TALLAHASSEE — Florida Power & Light chief Armando Olivera said Thursday that he was embarrassed to learn earlier this year that his top officials sent personal Blackberry messages and socialized with staff at the Public Service Commission, tarnishing the company's image as it awaits a ruling on its $1.3 billion rate increase request.
"I was embarrassed by the appearance of impropriety," Olivera told the Miami Herald editorial board on Thursday. "I think it undermines the public's trust."
Olivera said the company is mounting a campaign to "tell our story'' and "build public confidence'' before the PSC's decision in January.
FPL has asked the PSC, which regulates utilities, to approve a 30 percent increase in customers' base rates beginning next year. The increase would pay for modernizing FPL's existing oil-fired power plants, developing new nuclear power generators, strengthening power lines and expanding the company's transmission grid, Olivera said.

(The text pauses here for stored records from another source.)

# danielreardon/scintools

Hardware: NVIDIA H100
Metric: theta-theta eta-trials/sec on 4096x8192 dynspec (higher is better)
Workload: dtype f32

## Files before the change

profiles/probe_build_gather.py:

```python
import argparse
import ctypes
import json
import os
import subprocess
import sys

ROOT = os.path.dirname(os.path.dirname(os.path.abspath(__file__)))
sys.path.insert(0, ROOT)
import numpy as np
import torch

import bench as B
from scintools_b200 import _device as D, _lib, ththmod as thth


def load(path):
    lib = ctypes.CDLL(os.path.abspath(path))
    for name in ("sb_init", "sb_last_error", "sb_profile_enable", "sb_profile_collect",
                 "sb_eta_sweep", "sb_cs_f32", "sb_cs_bound_f32", "sb_release"):
        fn, ref = getattr(lib, name), getattr(_lib.lib, name)
        fn.restype, fn.argtypes = ref.restype, ref.argtypes
    if lib.sb_init(torch.cuda.current_device()) != 0:
        raise RuntimeError(lib.sb_last_error().decode())
    return lib


def check(lib, rc):
    if rc != 0:
        raise RuntimeError("error %d: %s" % (rc, lib.sb_last_error().decode()))


def stats(v):
    v = np.asarray(v, float)
    return {"min": float(v.min()), "median": float(np.median(v)), "max": float(v.max())}


def main():
    ap = argparse.ArgumentParser()
    ap.add_argument("libs", nargs="+", help="name=path, the first one is the reference")
    ap.add_argument("--rounds", type=int, default=10)
    ap.add_argument("--steps", type=int, default=20)
    ap.add_argument("--warmup", type=int, default=3)
    ap.add_argument("--out", default=None)
    a = ap.parse_args()
    card = subprocess.run(["nvidia-smi", "--query-gpu=name,power.limit,clocks.max.sm",
                           "--format=csv,noheader"], capture_output=True, text=True).stdout.strip()
    print("card:", card)
    D.device()
    libs = [(s.split("=", 1)[0], load(s.split("=", 1)[1])) for s in a.libs]

    dyn, freq, t = B.make_dynspec()
    fd = np.asarray(thth.fft_axis(t, "mHz", B.NPAD))
    tau = np.asarray(thth.fft_axis(freq, "us", B.NPAD))
    edges = np.linspace(-B.EDGE_LIM, B.EDGE_LIM, B.NEDGE)
    rng = np.random.default_rng(11)
    lim_nu = B.EDGE_LIM * (1.0 - 1.0 / (B.NEDGE - 1))
    edges_nu = np.sort(rng.uniform(-lim_nu, lim_nu, B.NEDGE))
    d_dyn = D.upload(dyn)
    ntau, nfd = (B.NPAD + 1) * B.NF, (B.NPAD + 1) * B.NT
    pitch = nfd // 2 + 16
    d_cs = D.empty((ntau, pitch, 2), torch.float32)
    keep = thth.needed_fd_columns(fd, edges) or 0
    d_bound = D.empty((1,), torch.float32)
    cs = thth.DeviceCS(d_cs, nfd=nfd, ncols_valid=keep or None, bound=d_bound)
    stream = D.stream_ptr()

    def buffers(etas):
        n = len(etas)
        return dict(n=n, etas=D.upload(np.ascontiguousarray(etas)),
                    eigs=D.empty((n,), torch.float64), stat=D.empty((n,), torch.int32),
                    nred=D.empty((n,), torch.int32), iters=D.empty((n,), torch.int32))

    def sweep(lib, geom, buf):
        check(lib, lib.sb_eta_sweep(geom.ref, buf["etas"].data_ptr(), buf["n"], thth.DEFAULT_TOL, 0,
                                    buf["eigs"].data_ptr(), buf["stat"].data_ptr(),
                                    buf["nred"].data_ptr(), buf["iters"].data_ptr(), stream))

    def spectrum(lib):
        check(lib, lib.sb_cs_f32(d_dyn.data_ptr(), B.NF, B.NT, B.NPAD, 0.0, 0, 1, pitch, keep,
                                 d_cs.data_ptr(), stream))
        check(lib, lib.sb_cs_bound_f32(d_dyn.data_ptr(), B.NF, B.NT, B.NPAD, 0.0,
                                       d_bound.data_ptr(), stream))

    def timed(lib, step, steps):
        lib.sb_profile_enable(1)
        e0, e1 = torch.cuda.Event(enable_timing=True), torch.cuda.Event(enable_timing=True)
        torch.cuda.synchronize()
        e0.record()
        for _ in range(steps):
            step()
        e1.record()
        torch.cuda.synchronize()
        ms = np.zeros(16)
        cnt = np.zeros(16, dtype=np.int32)
        check(lib, lib.sb_profile_collect(ms.ctypes.data, cnt.ctypes.data, 16))
        lib.sb_profile_enable(0)
        kern = {n_: ms[i] / steps for i, n_ in enumerate(B.PROF_NAMES) if cnt[i]}
        return e0.elapsed_time(e1) / steps, kern

    def ab(label, geom, etas, with_cs, rounds, steps):
        buf = buffers(etas)
        res = {name: {"step_ms": [], "kernel_ms": {}} for name, _ in libs}
        outs = {}
        for name, lib in libs:
            def step(lib=lib):
                if with_cs:
                    spectrum(lib)
                sweep(lib, geom, buf)
            for _ in range(a.warmup):
                step()
            torch.cuda.synchronize()
            outs[name] = {k: buf[k].cpu().numpy().copy() for k in ("eigs", "stat", "nred", "iters")}
            res[name]["step"] = step
        for _ in range(rounds):
            for name, lib in libs:
                ms, kern = timed(lib, res[name]["step"], steps)
                res[name]["step_ms"].append(ms)
                for k, v in kern.items():
                    res[name]["kernel_ms"].setdefault(k, []).append(v)
        ref = outs[libs[0][0]]
        out = {}
        for name, _ in libs:
            o = outs[name]
            same = all(np.array_equal(o[k], ref[k], equal_nan=(k == "eigs")) for k in o)
            out[name] = {"step_ms": stats(res[name]["step_ms"]),
                         "kernel_ms": {k: stats(v) for k, v in res[name]["kernel_ms"].items()},
                         "bit_equal_to_" + libs[0][0]: bool(same)}
            print(label, name, json.dumps(out[name]))
        return out

    geom = thth._Geom(cs, tau, fd, edges, True)
    geom_nu = thth._Geom(cs, tau, fd, edges_nu, True)
    report = {"card": card, "rounds": a.rounds, "steps": a.steps}
    report["bench_step_1024_uniform"] = ab("bench_step_1024_uniform", geom, B.eta_grid(B.NETA), True,
                                           a.rounds, a.steps)
    spectrum(libs[0][1])
    torch.cuda.synchronize()
    short = max(3, a.rounds // 2)
    report["sweep_16_uniform"] = ab("sweep_16_uniform", geom, B.eta_grid(16), False, short, a.steps)
    report["sweep_1024_nonuniform"] = ab("sweep_1024_nonuniform", geom_nu, B.eta_grid(B.NETA), False,
                                         short, max(2, a.steps // 4))
    report["sweep_16_nonuniform"] = ab("sweep_16_nonuniform", geom_nu, B.eta_grid(16), False, short,
                                       a.steps)
    for _, lib in libs:
        lib.sb_release()
    line = json.dumps(report)
    print(line)
    if a.out:
        os.makedirs(os.path.dirname(os.path.abspath(a.out)), exist_ok=True)
        with open(a.out, "w") as fh:
            fh.write(line + "\n")
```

The increase will cost the average residential customer $8.85 more per month in 2010 and another $2.71 in 2011, he said.
But if the PSC rejects the company's request, he warned, some improvement projects already approved by regulators will have to be put on hold, and layoffs may be inevitable.
"We can't spend money that we don't have, so we absolutely have to, at minimum, slow down," he said. "We will have to shut down some of the projects we currently have been developing and that also will mean loss of jobs."
Opponents of the rate increase, such as the attorney general, the state's consumer advocate, the Florida Retail Federation and the Florida Industrial Power Users Group, have urged regulators to reject the hike, arguing that the company has sufficient revenues and cash flow to complete its projects without raising the cost to consumers.
Gov. Charlie Crist and Chief Financial Officer Alex Sink have also said that because of the declining economy, they do not believe the PSC should grant FPL a rate increase.
Olivera took responsibility for failing to do a better job explaining to the public the need for the rate increase. He said the effort has been overshadowed by revelations that the company's senior staff members exchanged Blackberry PIN messages with PSC commissioners and their staff, and a PSC lobbyist attended a private party at the home of an FPL vice president. Blackberrys have PINs — or personal identification numbers — that allow private texting.
"I did not know they were doing PIN-ing back and forth because obviously it is a way not to have anything on the record," Olivera said, adding the incident undermines the company's attempt to provide the public with "transparency in everything we do."
Two PSC staff members were put on paid leave and one resigned as a result of St. Petersburg Times/Miami Herald reports about the communication. But the Florida Department of Law Enforcement and the PSC inspector general concluded no laws had been broken.
Olivera said he asked former Attorney General Bob Butterworth to review company practices and advise him how to improve the company's image.
He said Butterworth is helping the company decide "how do we rebuild some trust with the public in particular and make sure they're getting a fair shake and the utility is getting a fair shake."
Olivera said that he is open to settling the rate case but believes that in the current "heated'' environment, that is unlikely.
"I would have loved to have had a settlement," he said, noting that settlements of two previous rate cases were beneficial to both the company and customers. "There's just been a lot less willingness because it has become so politicized and, quite frankly, I think people are afraid that any settlement that is signed will be criticized."
Rick McAllister, director of the Florida Retail Federation, and J.R. Kelly, the lawyer who represents the public in rate cases, each said they have not been approached by FPL to settle to the case.
"If they'd love one so much, why haven't they offered one?" McAllister asked.
Olivera attended the meeting with Eric Silagy, vice president for development, and Tim Fitzpatrick, vice president of corporate communications.